■ Goal of the exercise
The answer must consist of every line from the entries that holds the word "blockDim".

☆ ☆ ☆ ☆ ☆

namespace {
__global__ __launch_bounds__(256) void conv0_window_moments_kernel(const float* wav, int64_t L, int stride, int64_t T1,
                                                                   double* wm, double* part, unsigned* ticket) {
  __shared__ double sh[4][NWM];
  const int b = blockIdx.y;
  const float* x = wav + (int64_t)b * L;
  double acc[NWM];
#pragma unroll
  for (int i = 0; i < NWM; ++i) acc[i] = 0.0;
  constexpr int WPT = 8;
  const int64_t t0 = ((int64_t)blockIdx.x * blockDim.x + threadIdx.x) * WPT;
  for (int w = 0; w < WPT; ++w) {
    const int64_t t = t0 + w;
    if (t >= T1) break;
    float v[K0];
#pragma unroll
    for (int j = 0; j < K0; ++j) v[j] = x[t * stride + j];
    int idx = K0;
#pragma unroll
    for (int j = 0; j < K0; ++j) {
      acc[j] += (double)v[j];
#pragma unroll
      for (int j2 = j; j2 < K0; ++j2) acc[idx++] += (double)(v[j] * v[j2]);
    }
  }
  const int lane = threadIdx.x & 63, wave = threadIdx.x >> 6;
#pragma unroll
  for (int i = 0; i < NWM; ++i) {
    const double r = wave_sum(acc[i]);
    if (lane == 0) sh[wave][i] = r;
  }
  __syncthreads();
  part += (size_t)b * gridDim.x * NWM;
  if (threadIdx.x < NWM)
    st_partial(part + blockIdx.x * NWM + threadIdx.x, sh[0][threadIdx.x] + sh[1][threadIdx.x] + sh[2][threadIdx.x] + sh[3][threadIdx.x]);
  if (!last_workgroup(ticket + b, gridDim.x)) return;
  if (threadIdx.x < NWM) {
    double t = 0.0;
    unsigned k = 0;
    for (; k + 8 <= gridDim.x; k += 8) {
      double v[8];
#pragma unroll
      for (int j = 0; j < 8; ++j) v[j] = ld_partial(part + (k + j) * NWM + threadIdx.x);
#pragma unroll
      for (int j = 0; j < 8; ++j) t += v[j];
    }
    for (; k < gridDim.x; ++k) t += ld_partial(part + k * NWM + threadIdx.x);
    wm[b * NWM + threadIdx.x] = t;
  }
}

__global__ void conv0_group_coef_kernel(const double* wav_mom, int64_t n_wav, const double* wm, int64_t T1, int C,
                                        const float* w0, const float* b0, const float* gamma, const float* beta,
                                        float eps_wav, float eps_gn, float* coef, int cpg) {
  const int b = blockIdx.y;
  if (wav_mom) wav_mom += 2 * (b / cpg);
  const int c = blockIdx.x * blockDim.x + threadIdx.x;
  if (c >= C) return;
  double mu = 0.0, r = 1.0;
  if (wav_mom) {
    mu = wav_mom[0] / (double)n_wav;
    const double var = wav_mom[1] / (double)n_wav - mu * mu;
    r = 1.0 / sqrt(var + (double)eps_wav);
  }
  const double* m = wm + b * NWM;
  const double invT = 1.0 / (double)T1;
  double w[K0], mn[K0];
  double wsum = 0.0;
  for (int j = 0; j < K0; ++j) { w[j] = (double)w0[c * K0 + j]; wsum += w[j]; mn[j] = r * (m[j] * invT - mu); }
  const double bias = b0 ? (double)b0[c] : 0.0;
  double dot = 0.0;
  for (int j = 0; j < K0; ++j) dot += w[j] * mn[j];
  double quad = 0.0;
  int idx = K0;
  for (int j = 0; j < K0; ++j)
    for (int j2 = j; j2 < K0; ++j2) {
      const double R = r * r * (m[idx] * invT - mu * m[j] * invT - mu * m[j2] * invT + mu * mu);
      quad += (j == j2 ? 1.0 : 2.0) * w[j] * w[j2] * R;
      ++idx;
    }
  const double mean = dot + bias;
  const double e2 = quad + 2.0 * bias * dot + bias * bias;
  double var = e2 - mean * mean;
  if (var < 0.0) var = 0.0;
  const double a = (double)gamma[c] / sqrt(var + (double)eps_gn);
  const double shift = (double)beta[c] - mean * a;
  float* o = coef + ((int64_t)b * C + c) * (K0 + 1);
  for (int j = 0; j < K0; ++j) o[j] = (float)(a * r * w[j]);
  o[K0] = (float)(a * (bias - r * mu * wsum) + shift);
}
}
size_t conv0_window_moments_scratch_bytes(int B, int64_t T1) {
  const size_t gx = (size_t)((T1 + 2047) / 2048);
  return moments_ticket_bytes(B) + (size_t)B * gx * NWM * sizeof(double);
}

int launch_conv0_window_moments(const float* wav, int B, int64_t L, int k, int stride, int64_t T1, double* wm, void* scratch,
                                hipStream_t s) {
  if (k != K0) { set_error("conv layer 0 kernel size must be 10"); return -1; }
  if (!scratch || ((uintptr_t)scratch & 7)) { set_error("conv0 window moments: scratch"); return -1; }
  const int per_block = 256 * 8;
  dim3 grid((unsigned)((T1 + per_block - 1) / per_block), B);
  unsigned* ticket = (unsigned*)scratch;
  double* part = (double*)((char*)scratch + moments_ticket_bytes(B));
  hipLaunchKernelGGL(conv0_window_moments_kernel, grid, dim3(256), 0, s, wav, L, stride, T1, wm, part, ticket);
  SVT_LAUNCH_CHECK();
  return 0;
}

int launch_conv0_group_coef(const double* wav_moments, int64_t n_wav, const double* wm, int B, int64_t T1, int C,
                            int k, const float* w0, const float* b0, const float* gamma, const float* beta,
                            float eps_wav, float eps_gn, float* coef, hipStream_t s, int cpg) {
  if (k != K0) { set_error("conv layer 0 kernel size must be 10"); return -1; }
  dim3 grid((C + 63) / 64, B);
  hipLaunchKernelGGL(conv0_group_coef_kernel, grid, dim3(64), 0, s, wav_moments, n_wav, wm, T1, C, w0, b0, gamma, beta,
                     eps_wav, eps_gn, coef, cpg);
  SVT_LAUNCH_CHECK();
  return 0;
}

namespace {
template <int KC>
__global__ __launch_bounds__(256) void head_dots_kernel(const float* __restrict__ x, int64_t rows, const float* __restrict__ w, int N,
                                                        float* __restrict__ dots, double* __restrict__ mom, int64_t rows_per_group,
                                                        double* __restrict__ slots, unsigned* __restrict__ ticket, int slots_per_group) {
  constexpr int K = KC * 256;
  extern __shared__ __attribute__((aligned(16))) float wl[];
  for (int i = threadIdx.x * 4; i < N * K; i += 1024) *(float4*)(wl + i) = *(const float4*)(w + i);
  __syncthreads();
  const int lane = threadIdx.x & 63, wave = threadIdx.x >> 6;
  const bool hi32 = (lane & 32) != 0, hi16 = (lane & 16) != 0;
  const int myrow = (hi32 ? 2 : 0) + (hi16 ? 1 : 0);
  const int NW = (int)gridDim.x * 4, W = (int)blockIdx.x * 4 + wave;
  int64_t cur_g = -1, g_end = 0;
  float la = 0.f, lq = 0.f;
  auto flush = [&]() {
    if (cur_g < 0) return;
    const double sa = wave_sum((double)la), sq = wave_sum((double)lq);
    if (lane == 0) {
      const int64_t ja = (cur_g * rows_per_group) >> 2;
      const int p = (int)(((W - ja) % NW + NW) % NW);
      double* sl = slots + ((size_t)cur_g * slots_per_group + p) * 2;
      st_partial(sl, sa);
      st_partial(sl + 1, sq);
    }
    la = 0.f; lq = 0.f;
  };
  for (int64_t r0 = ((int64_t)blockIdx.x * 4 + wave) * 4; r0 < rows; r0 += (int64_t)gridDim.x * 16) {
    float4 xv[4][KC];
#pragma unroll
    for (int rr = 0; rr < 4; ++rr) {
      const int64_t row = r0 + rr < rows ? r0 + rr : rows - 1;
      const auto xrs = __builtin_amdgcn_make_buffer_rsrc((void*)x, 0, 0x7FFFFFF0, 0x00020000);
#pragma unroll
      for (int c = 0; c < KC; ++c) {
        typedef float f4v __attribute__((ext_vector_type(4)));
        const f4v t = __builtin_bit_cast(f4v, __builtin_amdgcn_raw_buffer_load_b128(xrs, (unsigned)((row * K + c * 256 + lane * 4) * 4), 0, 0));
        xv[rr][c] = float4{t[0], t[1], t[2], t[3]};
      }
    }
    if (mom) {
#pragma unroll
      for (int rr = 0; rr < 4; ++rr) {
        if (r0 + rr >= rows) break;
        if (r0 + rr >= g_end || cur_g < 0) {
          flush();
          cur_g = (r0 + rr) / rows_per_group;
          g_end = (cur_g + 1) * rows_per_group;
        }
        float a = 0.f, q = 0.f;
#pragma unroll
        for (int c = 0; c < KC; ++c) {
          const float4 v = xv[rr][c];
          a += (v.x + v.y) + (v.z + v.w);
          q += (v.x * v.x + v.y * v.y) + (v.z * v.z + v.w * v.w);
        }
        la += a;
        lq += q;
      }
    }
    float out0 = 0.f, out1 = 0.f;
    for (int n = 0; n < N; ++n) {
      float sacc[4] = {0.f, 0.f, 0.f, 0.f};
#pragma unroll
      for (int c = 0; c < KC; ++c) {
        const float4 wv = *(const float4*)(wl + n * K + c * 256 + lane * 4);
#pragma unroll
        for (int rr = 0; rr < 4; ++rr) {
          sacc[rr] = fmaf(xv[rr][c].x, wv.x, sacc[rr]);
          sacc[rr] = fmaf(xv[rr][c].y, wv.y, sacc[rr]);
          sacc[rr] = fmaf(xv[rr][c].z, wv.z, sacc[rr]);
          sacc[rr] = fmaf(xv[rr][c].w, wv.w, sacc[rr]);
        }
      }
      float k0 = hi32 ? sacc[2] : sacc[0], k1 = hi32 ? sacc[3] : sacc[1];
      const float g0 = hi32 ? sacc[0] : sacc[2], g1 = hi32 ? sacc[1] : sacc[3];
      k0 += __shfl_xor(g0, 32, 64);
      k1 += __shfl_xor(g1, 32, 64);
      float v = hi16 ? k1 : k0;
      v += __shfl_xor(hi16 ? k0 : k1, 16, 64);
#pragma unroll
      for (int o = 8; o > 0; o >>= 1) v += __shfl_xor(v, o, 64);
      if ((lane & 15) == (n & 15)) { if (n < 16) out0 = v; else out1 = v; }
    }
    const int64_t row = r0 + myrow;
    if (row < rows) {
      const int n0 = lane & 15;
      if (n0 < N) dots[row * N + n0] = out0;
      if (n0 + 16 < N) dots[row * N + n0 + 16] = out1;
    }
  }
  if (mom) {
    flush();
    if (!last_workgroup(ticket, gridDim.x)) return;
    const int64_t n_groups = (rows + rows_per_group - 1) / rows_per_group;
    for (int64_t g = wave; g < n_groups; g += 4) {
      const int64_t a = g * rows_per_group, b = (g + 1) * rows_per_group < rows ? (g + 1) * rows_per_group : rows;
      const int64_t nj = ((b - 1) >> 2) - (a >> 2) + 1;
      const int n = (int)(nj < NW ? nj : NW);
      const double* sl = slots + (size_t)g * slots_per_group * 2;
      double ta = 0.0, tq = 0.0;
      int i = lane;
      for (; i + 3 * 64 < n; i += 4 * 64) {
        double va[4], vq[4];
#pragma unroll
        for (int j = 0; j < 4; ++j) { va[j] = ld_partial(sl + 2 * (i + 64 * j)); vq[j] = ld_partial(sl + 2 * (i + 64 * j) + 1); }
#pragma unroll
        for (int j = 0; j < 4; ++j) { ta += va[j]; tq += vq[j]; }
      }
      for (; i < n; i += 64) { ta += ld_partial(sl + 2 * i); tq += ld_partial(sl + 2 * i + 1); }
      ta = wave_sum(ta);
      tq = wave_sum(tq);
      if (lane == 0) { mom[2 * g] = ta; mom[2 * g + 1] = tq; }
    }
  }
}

☆ ☆ ☆ ☆ ☆

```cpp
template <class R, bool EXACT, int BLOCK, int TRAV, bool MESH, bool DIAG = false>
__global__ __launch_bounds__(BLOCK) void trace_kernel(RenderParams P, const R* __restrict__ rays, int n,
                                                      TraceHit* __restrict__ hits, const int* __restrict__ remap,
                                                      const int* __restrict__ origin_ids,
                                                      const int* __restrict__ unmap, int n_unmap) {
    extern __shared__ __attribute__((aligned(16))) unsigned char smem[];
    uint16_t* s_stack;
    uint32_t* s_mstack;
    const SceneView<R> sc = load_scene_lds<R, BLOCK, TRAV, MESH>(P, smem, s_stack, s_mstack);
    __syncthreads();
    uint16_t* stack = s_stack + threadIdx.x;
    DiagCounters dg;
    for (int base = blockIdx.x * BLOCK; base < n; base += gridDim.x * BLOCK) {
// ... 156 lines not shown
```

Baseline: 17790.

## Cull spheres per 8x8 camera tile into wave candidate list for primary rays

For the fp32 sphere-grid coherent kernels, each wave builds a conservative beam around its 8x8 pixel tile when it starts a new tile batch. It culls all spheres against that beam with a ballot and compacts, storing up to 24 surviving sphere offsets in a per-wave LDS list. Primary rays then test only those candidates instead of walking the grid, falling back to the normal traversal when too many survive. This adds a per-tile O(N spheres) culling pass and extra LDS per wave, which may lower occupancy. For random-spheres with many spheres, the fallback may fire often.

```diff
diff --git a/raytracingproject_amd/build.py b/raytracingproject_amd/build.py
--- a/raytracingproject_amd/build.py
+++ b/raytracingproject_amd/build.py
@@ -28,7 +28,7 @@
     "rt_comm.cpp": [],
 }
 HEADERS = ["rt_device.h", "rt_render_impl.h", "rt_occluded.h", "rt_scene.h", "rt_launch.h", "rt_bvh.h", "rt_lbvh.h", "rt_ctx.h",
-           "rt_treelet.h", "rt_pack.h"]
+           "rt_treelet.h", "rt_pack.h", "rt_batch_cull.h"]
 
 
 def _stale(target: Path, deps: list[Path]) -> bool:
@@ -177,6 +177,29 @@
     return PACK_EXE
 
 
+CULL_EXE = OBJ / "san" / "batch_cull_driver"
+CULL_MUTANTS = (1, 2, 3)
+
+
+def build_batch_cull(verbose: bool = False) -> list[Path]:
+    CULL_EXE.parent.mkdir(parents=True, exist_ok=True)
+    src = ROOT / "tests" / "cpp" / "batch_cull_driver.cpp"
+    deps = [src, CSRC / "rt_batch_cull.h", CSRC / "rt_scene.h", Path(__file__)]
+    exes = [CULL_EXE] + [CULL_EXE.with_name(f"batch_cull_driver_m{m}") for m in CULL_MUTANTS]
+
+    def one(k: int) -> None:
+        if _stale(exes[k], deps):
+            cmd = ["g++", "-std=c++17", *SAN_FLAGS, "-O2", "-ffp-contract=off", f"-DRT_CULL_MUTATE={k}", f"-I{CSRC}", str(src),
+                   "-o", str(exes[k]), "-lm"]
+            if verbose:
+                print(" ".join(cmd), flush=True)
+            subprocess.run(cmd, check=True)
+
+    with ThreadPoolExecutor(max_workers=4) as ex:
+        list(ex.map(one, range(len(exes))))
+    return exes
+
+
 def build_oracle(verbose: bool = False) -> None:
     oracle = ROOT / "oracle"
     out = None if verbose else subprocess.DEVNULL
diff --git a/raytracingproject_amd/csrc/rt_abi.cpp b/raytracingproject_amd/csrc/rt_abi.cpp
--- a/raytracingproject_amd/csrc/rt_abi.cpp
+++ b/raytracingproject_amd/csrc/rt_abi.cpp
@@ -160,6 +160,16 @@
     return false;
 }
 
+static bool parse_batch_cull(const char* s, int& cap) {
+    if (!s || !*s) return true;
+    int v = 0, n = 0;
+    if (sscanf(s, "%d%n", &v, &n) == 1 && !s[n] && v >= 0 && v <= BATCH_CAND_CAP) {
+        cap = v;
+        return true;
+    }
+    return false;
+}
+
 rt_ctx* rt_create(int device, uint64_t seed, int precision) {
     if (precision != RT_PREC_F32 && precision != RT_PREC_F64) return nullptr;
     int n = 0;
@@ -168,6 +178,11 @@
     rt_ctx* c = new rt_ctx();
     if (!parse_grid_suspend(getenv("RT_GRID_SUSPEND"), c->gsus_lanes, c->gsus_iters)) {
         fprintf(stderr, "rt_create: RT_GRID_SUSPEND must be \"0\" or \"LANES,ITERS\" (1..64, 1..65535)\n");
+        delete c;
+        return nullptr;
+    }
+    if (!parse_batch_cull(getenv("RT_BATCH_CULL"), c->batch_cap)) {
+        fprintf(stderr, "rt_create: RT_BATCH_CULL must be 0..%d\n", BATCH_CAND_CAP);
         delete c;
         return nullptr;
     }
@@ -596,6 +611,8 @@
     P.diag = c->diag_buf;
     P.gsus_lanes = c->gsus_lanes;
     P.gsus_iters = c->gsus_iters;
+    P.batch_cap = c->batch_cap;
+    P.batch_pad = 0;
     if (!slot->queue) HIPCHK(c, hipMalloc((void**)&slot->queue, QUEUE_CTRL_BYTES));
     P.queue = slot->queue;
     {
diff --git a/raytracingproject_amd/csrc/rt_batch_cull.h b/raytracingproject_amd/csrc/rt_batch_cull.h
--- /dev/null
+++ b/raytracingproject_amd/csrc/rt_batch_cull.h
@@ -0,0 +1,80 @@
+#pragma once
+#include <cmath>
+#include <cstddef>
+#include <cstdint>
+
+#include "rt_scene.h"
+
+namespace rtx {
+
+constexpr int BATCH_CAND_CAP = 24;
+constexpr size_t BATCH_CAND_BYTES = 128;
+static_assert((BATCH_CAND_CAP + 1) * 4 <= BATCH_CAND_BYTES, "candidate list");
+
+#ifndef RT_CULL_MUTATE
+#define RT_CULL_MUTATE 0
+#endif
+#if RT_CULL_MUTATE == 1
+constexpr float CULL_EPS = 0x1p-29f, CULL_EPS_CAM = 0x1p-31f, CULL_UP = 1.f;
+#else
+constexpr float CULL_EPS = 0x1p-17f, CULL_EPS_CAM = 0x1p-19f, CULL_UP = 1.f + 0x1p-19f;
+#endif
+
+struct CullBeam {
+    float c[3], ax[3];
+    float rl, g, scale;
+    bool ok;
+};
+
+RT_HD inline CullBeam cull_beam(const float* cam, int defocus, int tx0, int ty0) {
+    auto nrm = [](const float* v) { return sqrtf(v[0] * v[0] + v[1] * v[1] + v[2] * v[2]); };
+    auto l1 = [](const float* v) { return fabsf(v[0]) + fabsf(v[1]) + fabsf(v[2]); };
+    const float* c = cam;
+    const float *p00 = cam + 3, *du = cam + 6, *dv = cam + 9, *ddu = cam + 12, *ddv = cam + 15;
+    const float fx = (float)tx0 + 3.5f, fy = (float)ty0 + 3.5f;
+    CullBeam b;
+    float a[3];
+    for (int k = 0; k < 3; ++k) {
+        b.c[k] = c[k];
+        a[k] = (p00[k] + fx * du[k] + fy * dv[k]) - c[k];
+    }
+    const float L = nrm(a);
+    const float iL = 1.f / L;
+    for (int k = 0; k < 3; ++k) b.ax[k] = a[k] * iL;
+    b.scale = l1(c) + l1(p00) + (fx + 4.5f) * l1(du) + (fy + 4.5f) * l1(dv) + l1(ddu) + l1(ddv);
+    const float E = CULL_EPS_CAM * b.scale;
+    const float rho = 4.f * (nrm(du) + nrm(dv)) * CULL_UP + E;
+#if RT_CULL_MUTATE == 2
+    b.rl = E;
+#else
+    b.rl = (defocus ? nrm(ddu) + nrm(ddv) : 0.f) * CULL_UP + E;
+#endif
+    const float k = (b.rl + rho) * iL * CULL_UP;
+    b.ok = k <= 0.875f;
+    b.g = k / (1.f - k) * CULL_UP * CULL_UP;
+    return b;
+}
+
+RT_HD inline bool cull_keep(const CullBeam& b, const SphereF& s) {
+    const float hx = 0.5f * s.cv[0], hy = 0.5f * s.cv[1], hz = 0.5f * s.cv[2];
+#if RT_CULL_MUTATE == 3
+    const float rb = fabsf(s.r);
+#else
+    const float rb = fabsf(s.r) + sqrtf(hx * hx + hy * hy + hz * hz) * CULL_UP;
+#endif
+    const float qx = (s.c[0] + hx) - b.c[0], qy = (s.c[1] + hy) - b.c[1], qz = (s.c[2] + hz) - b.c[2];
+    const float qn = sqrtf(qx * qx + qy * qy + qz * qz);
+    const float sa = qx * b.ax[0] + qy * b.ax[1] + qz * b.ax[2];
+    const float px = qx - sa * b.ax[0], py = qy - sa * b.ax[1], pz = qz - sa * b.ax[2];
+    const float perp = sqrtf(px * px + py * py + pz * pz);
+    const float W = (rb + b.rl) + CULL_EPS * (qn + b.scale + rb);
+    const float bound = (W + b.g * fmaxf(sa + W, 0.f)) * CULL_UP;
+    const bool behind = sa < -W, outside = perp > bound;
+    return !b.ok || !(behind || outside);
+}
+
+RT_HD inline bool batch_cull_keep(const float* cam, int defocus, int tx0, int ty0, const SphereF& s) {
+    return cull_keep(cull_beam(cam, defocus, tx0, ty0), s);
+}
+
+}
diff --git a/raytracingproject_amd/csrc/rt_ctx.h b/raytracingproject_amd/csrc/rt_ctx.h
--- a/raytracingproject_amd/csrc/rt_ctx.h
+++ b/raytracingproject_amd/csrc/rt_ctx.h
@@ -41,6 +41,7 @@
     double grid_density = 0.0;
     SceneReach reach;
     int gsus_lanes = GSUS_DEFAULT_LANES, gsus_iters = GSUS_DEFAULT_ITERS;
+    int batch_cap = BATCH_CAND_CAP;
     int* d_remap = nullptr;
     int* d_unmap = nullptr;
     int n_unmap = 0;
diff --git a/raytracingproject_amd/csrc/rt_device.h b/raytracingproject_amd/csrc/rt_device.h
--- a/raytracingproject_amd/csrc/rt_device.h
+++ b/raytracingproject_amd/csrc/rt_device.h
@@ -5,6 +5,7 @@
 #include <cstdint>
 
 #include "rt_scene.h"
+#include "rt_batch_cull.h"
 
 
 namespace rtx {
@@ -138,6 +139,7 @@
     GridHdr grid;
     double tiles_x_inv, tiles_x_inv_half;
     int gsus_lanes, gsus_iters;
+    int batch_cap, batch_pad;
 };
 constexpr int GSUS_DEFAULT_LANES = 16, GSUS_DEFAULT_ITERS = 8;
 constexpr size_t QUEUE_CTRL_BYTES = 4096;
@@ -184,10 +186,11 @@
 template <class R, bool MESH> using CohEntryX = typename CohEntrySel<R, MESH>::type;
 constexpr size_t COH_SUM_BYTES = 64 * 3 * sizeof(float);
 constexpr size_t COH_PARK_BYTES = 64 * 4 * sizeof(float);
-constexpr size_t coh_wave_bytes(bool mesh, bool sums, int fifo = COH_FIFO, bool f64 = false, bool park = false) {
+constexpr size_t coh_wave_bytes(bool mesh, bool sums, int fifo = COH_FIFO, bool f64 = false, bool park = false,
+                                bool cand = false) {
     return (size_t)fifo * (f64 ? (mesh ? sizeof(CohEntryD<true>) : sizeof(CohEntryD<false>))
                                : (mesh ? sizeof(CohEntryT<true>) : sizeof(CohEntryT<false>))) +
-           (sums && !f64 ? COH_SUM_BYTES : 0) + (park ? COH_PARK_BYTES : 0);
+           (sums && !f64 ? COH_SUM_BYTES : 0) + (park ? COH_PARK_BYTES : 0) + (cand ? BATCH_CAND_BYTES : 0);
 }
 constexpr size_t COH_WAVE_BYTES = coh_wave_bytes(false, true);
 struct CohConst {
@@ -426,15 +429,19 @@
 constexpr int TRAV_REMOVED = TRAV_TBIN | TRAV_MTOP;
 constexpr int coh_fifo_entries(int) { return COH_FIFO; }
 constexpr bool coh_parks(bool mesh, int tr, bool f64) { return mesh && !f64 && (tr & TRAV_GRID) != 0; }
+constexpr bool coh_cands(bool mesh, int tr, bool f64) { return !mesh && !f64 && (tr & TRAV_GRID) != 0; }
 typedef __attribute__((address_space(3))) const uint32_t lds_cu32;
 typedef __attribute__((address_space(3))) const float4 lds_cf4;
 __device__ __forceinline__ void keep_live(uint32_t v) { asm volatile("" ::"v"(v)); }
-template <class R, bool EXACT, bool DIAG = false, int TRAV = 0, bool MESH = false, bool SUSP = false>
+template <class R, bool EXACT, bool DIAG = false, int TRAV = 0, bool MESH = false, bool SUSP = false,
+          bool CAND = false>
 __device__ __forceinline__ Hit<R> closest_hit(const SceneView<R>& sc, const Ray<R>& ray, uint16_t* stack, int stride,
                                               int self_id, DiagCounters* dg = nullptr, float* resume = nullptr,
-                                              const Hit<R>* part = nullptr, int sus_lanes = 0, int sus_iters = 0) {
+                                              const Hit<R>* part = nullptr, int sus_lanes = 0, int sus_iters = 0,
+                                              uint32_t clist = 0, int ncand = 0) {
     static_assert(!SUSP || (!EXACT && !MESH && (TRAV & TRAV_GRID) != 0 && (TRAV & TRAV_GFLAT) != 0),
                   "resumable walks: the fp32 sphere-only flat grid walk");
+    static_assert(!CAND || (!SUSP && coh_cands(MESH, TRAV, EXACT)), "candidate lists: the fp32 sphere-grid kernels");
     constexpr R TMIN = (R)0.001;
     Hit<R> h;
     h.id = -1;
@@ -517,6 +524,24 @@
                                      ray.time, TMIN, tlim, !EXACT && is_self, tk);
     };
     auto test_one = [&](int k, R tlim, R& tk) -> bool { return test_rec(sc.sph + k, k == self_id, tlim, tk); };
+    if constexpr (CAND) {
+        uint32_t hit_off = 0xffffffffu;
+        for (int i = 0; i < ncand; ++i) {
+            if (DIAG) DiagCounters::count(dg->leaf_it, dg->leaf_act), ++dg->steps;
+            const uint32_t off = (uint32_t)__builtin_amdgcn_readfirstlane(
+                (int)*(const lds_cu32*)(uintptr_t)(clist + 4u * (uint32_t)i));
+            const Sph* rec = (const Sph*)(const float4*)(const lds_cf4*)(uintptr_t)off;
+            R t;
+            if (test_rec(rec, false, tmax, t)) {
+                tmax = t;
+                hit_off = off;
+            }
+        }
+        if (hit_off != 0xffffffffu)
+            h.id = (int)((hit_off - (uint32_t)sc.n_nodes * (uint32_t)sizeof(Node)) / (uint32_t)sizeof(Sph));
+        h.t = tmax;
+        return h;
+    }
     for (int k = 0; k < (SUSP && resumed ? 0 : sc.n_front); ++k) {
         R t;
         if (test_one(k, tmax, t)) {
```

☆ ☆ ☆ ☆ ☆

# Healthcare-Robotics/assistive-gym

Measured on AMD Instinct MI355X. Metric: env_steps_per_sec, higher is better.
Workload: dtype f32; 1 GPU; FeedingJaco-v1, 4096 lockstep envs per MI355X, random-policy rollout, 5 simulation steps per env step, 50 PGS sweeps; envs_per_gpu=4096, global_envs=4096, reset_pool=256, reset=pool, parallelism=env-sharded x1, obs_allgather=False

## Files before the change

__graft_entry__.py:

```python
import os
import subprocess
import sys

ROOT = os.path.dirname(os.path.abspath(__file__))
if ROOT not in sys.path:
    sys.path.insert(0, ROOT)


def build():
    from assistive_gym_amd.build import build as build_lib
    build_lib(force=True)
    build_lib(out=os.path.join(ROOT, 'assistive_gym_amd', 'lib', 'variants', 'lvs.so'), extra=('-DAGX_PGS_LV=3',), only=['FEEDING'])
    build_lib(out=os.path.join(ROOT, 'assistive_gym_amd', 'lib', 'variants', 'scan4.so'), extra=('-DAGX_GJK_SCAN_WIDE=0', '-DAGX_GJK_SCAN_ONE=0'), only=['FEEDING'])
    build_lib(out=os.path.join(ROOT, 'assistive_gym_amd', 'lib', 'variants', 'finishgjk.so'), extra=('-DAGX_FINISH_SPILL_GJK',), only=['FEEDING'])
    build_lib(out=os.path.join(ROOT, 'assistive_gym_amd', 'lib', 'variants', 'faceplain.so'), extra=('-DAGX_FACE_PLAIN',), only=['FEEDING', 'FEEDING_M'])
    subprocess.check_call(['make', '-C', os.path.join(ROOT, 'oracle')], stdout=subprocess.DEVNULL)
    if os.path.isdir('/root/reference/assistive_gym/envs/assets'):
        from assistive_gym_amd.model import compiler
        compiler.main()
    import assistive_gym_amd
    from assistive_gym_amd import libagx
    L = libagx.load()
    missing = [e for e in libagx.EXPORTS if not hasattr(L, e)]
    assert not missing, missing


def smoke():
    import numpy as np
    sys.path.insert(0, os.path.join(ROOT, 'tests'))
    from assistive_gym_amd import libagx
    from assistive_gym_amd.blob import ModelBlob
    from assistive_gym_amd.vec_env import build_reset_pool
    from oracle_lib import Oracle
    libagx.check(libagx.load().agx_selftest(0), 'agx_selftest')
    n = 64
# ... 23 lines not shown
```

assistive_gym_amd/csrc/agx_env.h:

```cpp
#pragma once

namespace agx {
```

☆ ☆ ☆ ☆ ☆

■ Written answer
  const int64_t t0 = ((int64_t)blockIdx.x * blockDim.x + threadIdx.x) * WPT;
  const int c = blockIdx.x * blockDim.x + threadIdx.x;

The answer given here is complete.